Hello there!
I am working on the rendering engine using Vulkan. My engine follows the GPU-driven approach. In the beginning of the frame the culling compute shader is executed. It iterates trough the instances buffer, performs a frustum and occlusion culling (with depth pyramid) and writes the resulting indirect command buffer. Then vkCmdDrawIndexedIndirectCount is performed. Material parameters are retrieved from another buffer using InstanceIndex (descriptorIndexing feature is used also).
Now I need to do much complex rendering using the different (possible arbitrary) pipelines (i.e alpha blending, tesselation, etc). And I'm stuck how to handle it with a GPU-driven indirect rendering.
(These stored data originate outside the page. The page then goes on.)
#ifndef PS_MFMA_WAVES
#define PS_MFMA_WAVES 1
#endif
template <int TT>
__global__ __launch_bounds__(kBlock, PS_MFMA_WAVES) void ps_hamming_mfma(const uint32_t *__restrict__ desc,
                                                          const int32_t *__restrict__ nkpts,
                                                          const int32_t *__restrict__ pairs, int cap, int fstride, int tpf,
                                                          int groups, int qsplit, const uint4 *__restrict__ Xq,
                                                          uint32_t *__restrict__ keys)
{
    const unsigned perPair = (unsigned)(groups * qsplit);
    const unsigned L = xcd_remap(blockIdx.x, gridDim.x);
    const int p = (int)(L / perPair);
    const int inner = (int)(L - (unsigned)p * perPair);
    const int g = inner / qsplit, qs = inner - g * qsplit;
    const int fq = pairs[2 * p], ft = pairs[2 * p + 1];
    const int nq = nkpts[fq], nt = nkpts[ft];
    if (g * (kWavesPerWG * TT * kTileRows) >= nt) return;
    const int tid = threadIdx.x, lane = tid & 63, wave = tid >> 6;
    const int r = lane & 31, h = lane >> 5;
    const int tile0 = (g * kWavesPerWG + wave) * TT;
    const int nqTiles = (nq + kTileRows - 1) / kTileRows;
    const int T0 = (int)(((long long)nqTiles * qs) / qsplit), T1 = (int)(((long long)nqTiles * (qs + 1)) / qsplit);

    const uint32_t *__restrict__ t32 = desc + (size_t)ft * fstride;
    v4i_t B[TT][4];
#pragma unroll
    for (int i = 0; i < TT; ++i) {
        int t = (tile0 + i) * kTileRows + r;
        t = t < nt ? t : nt - 1;
#pragma unroll
        for (int s = 0; s < 4; ++s) B[i][s] = fp4_from_dword(t32[(size_t)t * 8 + 2 * s + h]);
    }
    v16f_t C;
#pragma unroll
    for (int reg = 0; reg < 16; ++reg) C[reg] = kMfmaBase + (float)(kMfmaBias - 4096 - tile_row(reg, h));
    int best[TT], bestT[TT];
#pragma unroll
    for (int i = 0; i < TT; ++i) {
        best[i] = 0;
        bestT[i] = 0;
    }

    const uint4 *__restrict__ xq = Xq + (size_t)p * tpf * kTileU4;
    uint4 an[4];
    if (T0 < T1) {
#pragma unroll
        for (int s = 0; s < 4; ++s) an[s] = xq[(size_t)T0 * kTileU4 + s * 64 + lane];
    }
    for (int T = T0; T < T1; ++T) {
        v4i_t A[4];
#pragma unroll
        for (int s = 0; s < 4; ++s) {
            A[s].x = (int)an[s].x; A[s].y = (int)an[s].y; A[s].z = (int)an[s].z; A[s].w = (int)an[s].w;
        }
        if (T + 1 < T1) {
#pragma unroll
            for (int s = 0; s < 4; ++s) an[s] = xq[(size_t)(T + 1) * kTileU4 + s * 64 + lane];
        }
        v16f_t Cin = C;
        if (T * kTileRows + kTileRows > nq) {
#pragma unroll
            for (int reg = 0; reg < 16; ++reg)
                if (T * kTileRows + tile_row(reg, h) >= nq) Cin[reg] = kMfmaNoRow;
        }
#pragma unroll
        for (int i = 0; i < TT; ++i) {
            v16f_t acc = mfma_fp4(A[0], B[i][0], Cin);
            acc = mfma_fp4(A[1], B[i][1], acc);
            acc = mfma_fp4(A[2], B[i][2], acc);
            acc = mfma_fp4(A[3], B[i][3], acc);
            const int m = max16(acc);
            if (m > (best[i] | 31)) {
                best[i] = m;
                bestT[i] = T;
            }
        }
    }
#pragma unroll
    for (int i = 0; i < TT; ++i) {
        const int t = (tile0 + i) * kTileRows + r;
        uint32_t key = kNoKey;
        if (best[i] > 0) {
            const int v = kMfmaBias - (best[i] & 0x7FFFFF);
            key = ((uint32_t)(v >> 5) << 16) | (uint32_t)(bestT[i] * kTileRows + (v & 31));
        }
        const uint32_t other = (uint32_t)__shfl_xor((int)key, 32, 64);
        key = other < key ? other : key;
        if (h == 0 && t < nt) {
            if (qsplit == 1)
                keys[(size_t)p * cap + t] = key;
            else
                atomicMin(&keys[(size_t)p * cap + t], key);
        }
    }
}

constexpr int kFuseChunk = 4;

I think about two approaches:
- Allocate separate indirect commands buffer for the every pipeline. Add pipeline ID's to an every entity in the instance buffer. My doubts are about how to predict a space needed to an every buffer (in worst case it should be numberofinstances*numberofpipelines. And it requires more atomic increments in the divergent branches of the culling shader. And finally, it requires to execute multiple DrawIndexedIndirect (one for each pipeline) even for zero amount of actual draws (since CPU don't know anything about culling results).
- Do dispatch (overwriting previous indirect buffer) then draw for an every shader in the scene. It requires to start new renderpass for every pipeline (since CmdDispatch cannot be performed within a renderpass), so I don't like that idea at all
Another option I see is to give-up and do GPU-driven rendering only for single most frequently used pipeline. And do traditional CPU driven for every other instances (loosing the ability to use depth pyramid culling for them). Don't want to do this because of need to support both ways (indirect and direct) together.
What would you do? How are large GPU-driven renderers handle it? Thank you for your answers!